Big Ten football parents are protesting outside league offices today
By John Buhler
Parents of Big Ten football players went to Chicago to protest on Friday.
Many parents of Big Ten football players are not pleased with the league’s current leadership.
On Friday morning, parents of four Big Ten member institutions (The Ohio State University, the University of Iowa, the University of Wisconsin-Madison and the University of Illinois at Urbana-Champaign), met in Chicago to protest the league’s blatant lack of transparency for postponing/canceling fall sports. These parents are not thrilled with commissioner Kevin Warren.
The Big Ten has let down the players, the parents, the fans and everyone.
With 13 of the 14 member institutions in the Big Ten being public universities, the presidents who voted in favor of college football’s postponement to January should be forced to have their voting record come out publicly.
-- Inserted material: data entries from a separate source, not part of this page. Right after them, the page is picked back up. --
template <typename R, bool WIDE, int SPL, int NT, bool COLLI, int MINW, typename MM = GtopNoMma, bool DYN = false,
          bool LONG = false, int NW = 1>
__global__ void __launch_bounds__(64 * NW) __attribute__((amdgpu_waves_per_eu(gtop_wave_budget<R, WIDE, MM, SPL, MINW, DYN, LONG>())))
gtop_eval_wave_kernel(const R *__restrict__ arg_x, const R *__restrict__ arg_Df, const R *__restrict__ arg_T,
                      const R *__restrict__ arg_sdf, int arg_B, int arg_m, int arg_t_stride, int arg_nx, int arg_ny,
                      int arg_nz, const GtopKernelArgs<R> arg_rest, const GtopWaveConsts<R> K, const MM st,
                      const GtopSetupConsts<R> KD) {
  constexpr bool MMA = kIsMma<MM>;
  constexpr bool MOV = kIsMov<MM>;
  constexpr bool CONS = kIsCons<MM>;
  static_assert(!CONS || COLLI, "the consistent gradient differs in the sample loop only");
  static_assert(!MMA || NT == 1 || (SPL == 6 && !LONG), "the optimizer loop: one trajectory per wavefront, or two at five lanes per segment");
  using In = typename std::conditional<MMA, double, R>::type;
  GtopKernelArgs<R> a = arg_rest;
  a.x = arg_x; a.Df = arg_Df; a.T = arg_T; a.sdf = arg_sdf;
  a.B = arg_B; a.m = arg_m; a.t_stride = arg_t_stride;
  a.nx = arg_nx; a.ny = arg_ny; a.nz = arg_nz;
  constexpr int LPS = kSamples / SPL;
  constexpr int SPW = 64 / LPS;
  constexpr int kStride = gtop_tile_stride(SPL, NW);
  constexpr int kMVc = gtop_mma_rows(SPL, NT);
  static_assert(SPL == 3 || SPL == 6 || SPL == 10 || SPL == 30, "10 or 5 lanes per segment; three or one with as many trajectories per wavefront as fit");
  constexpr bool MANY = SPL == 30 || SPL == 10;
  static_assert(!MANY || (NT == 1 && !LONG && !MMA && NW == 1 && MINW >= 3), "one lane per segment: plain evaluation, one sample (pair) at a time");
  static_assert(SPL == 3 || MINW >= 3, "six samples per lane: one (pair) at a time only");
  static_assert(NT == 1 || NT == 2, "one or two trajectories per wavefront");
  static_assert(!LONG || (SPL == 6 && NT == 1), "more than 12 segments: five lanes per segment, one trajectory");
  static_assert(!DYN || (COLLI && MINW >= 3), "the velocity/acceleration block lives in the sample loop, one sample at a time");
  static_assert(NW == 1 || (NW == 2 && SPL == 3 && NT == 1 && !LONG && !MMA), "two wavefronts per trajectory: plain evaluation at ten lanes per segment");
  static_assert(!MOV || (COLLI && MINW >= 3 && !kIsF32<R> && (SPL == 3 || SPL == 6) && NW == 1),
                "the moving-obstacle term: fp64, in the sample loop, one sample at a time, ten or five lanes per segment");
  extern __shared__ __align__(16) unsigned char smem_raw[];
  R *tile = reinterpret_cast<R *>(smem_raw);
  GTOP_STAMP(0);
  GTOP_STAMP_HWID();
  const int lane = NW == 2 ? (int)(threadIdx.x & 63u) : (int)threadIdx.x;
  const int wave = NW == 2 ? (int)(threadIdx.x >> 6) : 0;
  const int m = a.m, ndp = 3 * m - 3, n = 3 * ndp;
  if constexpr (LONG) __builtin_assume(m > SPW);
  else __builtin_assume(m >= 2 && NT * m <= NW * SPW);
  __builtin_assume(lane >= 0 && lane < 64);
  const int tstride = LONG ? gtop_tile_stride_long(m) : kStride;
  const int kMV = LONG ? gtop_mma_rows_long(n) : kMVc;
  const int nchunks = LONG ? (m + SPW - 1) / SPW : 1;
  constexpr int kTileRows = gtop_tile_rows(LONG);
  GTOP_STAMP(1);

  const int nt = MANY ? SPW / m : NT;
  const int ngroups = (a.B + nt - 1) / nt;
  const int per_xcd = (ngroups + 7) >> 3;
  const int grp_raw = ((int)blockIdx.x & 7) * per_xcd + ((int)blockIdx.x >> 3);
  const bool grp_ok = grp_raw < ngroups;
  const int grp = grp_ok ? grp_raw : ngroups - 1;
  const int b0 = grp * nt;

  const int slot_w = lane / LPS, li = lane - slot_w * LPS;
  const int slot = wave * SPW + slot_w;
  int tl = 0, s = slot;
  if constexpr (MANY) {
    tl = (int)(((unsigned)slot * (unsigned)((65536 + m - 1) / m)) >> 16);
    s -= tl * m;
  } else if constexpr (NT == 2) {
    tl = s >= m;
    s -= tl * m;
  }
  bool seg_ok = grp_ok & (slot_w < SPW) & (slot < nt * m) & (b0 + tl < a.B);
  if (!seg_ok) { tl = 0; s = 0; }

  unsigned long long t_launch = 0ull;
  int npass = 1;
  if constexpr (MMA) {
    t_launch = wall_clock64();
    npass = st.iters;
  }
  [[maybe_unused]] double *mv = nullptr;
  [[maybe_unused]] const int kState = LONG ? 0 : gtop_state_doubles(false, kMVc, 0);
  [[maybe_unused]] GtopMmaVecs mvecs[NT] = {};
  [[maybe_unused]] GtopMmaScalars msc[NT] = {};
  [[maybe_unused]] bool mma_live[NT] = {};
  if constexpr (MMA) {
    mv = reinterpret_cast<double *>(tile) + kTileRows * tstride + gtop_grad_rows(LONG, kMV);
#pragma unroll
    for (int t = 0; t < NT; ++t) {
    double *mvt = mv + t * kState;
    const int bt = b0 + t;
    mvecs[t] = GtopMmaVecs{mvt, mvt + kMV, mvt + 2 * kMV, mvt + 3 * kMV, mvt + 4 * kMV, mvt + 5 * kMV, mvt + 6 * kMV,
                           mvt + 7 * kMV, mvt + kMV};
    mma_live[t] = grp_ok & (bt < a.B);
    if (mma_live[t]) {
      const size_t o = (size_t)bt * n;
      const double *Df64 = reinterpret_cast<const double *>(a.Df), *T64 = reinterpret_cast<const double *>(a.T);
      if (lane < 18) mvt[kStateVecs * kMV + lane] = Df64[(size_t)bt * 18 + lane];
      if constexpr (LONG) {
        for (int j = lane; j < m; j += 64) mvt[kStateVecs * kMV + kDfVals + j] = T64[(size_t)bt * a.t_stride + j];
      } else {
        if (lane < m) mvt[kStateVecs * kMV + kDfVals + lane] = T64[(size_t)bt * a.t_stride + lane];
      }
      if (st.x0_init) {
        msc[t] = GtopMmaScalars{1.0, 0.0, 0.0, 0.0, 0.0, 0, 0, 0};
        for (int j = lane; j < n; j += 64) {
          const double lo = st.lb[o + j], hi = st.ub[o + j];
          double v = st.x0_init[o + j];
          v = v < lo ? lo : (v > hi ? hi : v);
          mvt[j] = v; mvt[kMV + j] = v; mvt[2 * kMV + j] = v; mvt[3 * kMV + j] = v;
          mvt[4 * kMV + j] = 0.0;
          mvt[5 * kMV + j] = (isinf(lo) || isinf(hi)) ? 1.0 : 0.5 * (hi - lo);
          mvt[6 * kMV + j] = lo;
          mvt[7 * kMV + j] = hi;
        }
      } else {
      msc[t] = gtop_mma_load_scalars(st, bt);
      for (int j = lane; j < n; j += 64) {
        mvt[j] = st.x[o + j];
        mvt[kMV + j] = st.xcur[o + j];
        mvt[2 * kMV + j] = st.xprev[o + j];
        mvt[3 * kMV + j] = st.xprevprev[o + j];
        mvt[4 * kMV + j] = st.dfdx[o + j];
        mvt[5 * kMV + j] = st.sigma[o + j];
        mvt[6 * kMV + j] = st.lb[o + j];
        mvt[7 * kMV + j] = st.ub[o + j];
      }
      }
    }
    }
    __builtin_amdgcn_fence(__ATOMIC_RELEASE, "wavefront");
    __builtin_amdgcn_wave_barrier();
  }
  [[maybe_unused]] double mov_t0 = 0.0;
  if constexpr (MOV) {
    if (st.mk.t0) mov_t0 = st.mk.t0[(size_t)(b0 + tl) * (size_t)st.mk.t0_stride];
  }
  for (int pass = 0; pass < npass; ++pass) {
  const R *xsrc = a.x;
  if constexpr (MMA) {
    bool running = false;
#pragma unroll
    for (int t = 0; t < NT; ++t) running |= mma_live[t] && msc[t].state < 3;
    if (!running) break;
    if (st.max_ticks > 0 && pass > 0 && (long long)(wall_clock64() - t_launch) > st.max_ticks) {
#pragma unroll
      for (int t = 0; t < NT; ++t)
        if (mma_live[t] && msc[t].state < 3) msc[t].state = GTOP_MMA_MAXTIME_REACHED;
      break;
    }
  }
  [[maybe_unused]] R cost_run = (R)0;
  constexpr int kRounds = (LONG || MANY) ? 1 : (NT * 9 * (NW * SPW / NT - 1) + 64 * NW - 1) / (64 * NW);
  const int tid = NW == 2 ? (int)threadIdx.x : lane;
  int offA[kRounds], offB[kRounds];
  bool okq[kRounds];
  bool cost_lane = false;
  [[maybe_unused]] double mov_seg = mov_t0;
  [[maybe_unused]] int mov_upto = 0;
  for (int ch = 0; ch < nchunks; ++ch) {
  if constexpr (LONG) {
    s = ch * SPW + slot_w;
    seg_ok = grp_ok & (slot_w < SPW) & (s < m);
    if (!seg_ok) s = 0;
  }
  const In *xb, *dfb, *Tb;
  if constexpr (MMA) {
    const double *mvl = mv + tl * kState;
    xb = mvl + kMV;
    dfb = mvl + kStateVecs * kMV;
    Tb = mvl + kStateVecs * kMV + kDfVals;
  } else {
    xb = xsrc + (size_t)b0 * n + tl * n;
    dfb = a.Df + (size_t)b0 * 18 + tl * 18;
    Tb = a.T + (size_t)b0 * a.t_stride + tl * a.t_stride;
  }
  const R T = (R)Tb[s];
  if constexpr (MOV) {
    constexpr int kPre = NT == 2 ? SPW / 2 : SPW;
    const int target = seg_ok ? s : mov_upto;
#pragma unroll
    for (int j = 0; j < kPre; ++j) {
      const int jj = mov_upto + j;
      const bool take = jj < target;
      const double Tj = (double)Tb[take ? jj : 0];
      mov_seg = take ? mov_seg + Tj : mov_seg;
    }
    mov_upto = target > mov_upto ? target : mov_upto;
  }
  const bool first = s == 0, last = s + 1 == m;
  const In *p0 = first ? dfb : xb + 3 * (s - 1);
  const In *p1 = last ? dfb + 3 : xb + 3 * s;
  const int st0 = first ? 6 : ndp, st1 = last ? 6 : ndp;
  R w0[3][3], w1[3][3];
#pragma unroll
  for (int k = 0; k < 3; ++k) {
#pragma unroll
    for (int i = 0; i < 3; ++i) {
      w0[k][i] = (R)p0[k * st0 + i];
      w1[k][i] = (R)p1[k * st1 + i];
    }
  }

These parents are some of the taxpayers who fund these president’s cushy salaries and it is so beyond disgraceful that they can continue to hide in their ivory towers.
The consequences of not playing college football this fall are catastrophic, especially if the ACC, the Big 12 and the SEC go forward with their seasons to completion. No parent in their right mind should encourage their son or daughter to sign on to play college athletics in a conference where the elites only care about themselves.
All these parents are asking for is something more than a tone-deaf, empty statement from Warren and their university presidents. The saliva-test, which was developed at the University of Illinois at Urbana-Champaign, could be a complete and total game changer for allowing college athletics to be back in our lives. It has been FDA approved, yet the Big Ten refuses to accept it.
Not every parent in the Big Ten is like Randy Wade, the father of Ohio State standout Shaun Wade, who has a realistic shot of being a first-round pick in the 2021 NFL Draft. For many of these parents, the last time their son will put on a football uniform is to play for his Big Ten team. To have that delayed and have two seasons be played in the same calendar year is moronic.
It may have been on a Friday and a sparsely attended protest, but we’re pretty sure the point got crossed. If Wade came make the trek from Jacksonville, Florida to Chicago, Illinois in the midst of a global pandemic to fight for his son’s right to play, the Big Ten can figure out how to play college football this fall, just like the ACC, the Big 12 and the SEC are. Of course, that requires leadership.
If the Big Ten goes forward with its short-sided plans, the conference will pay for it for decades.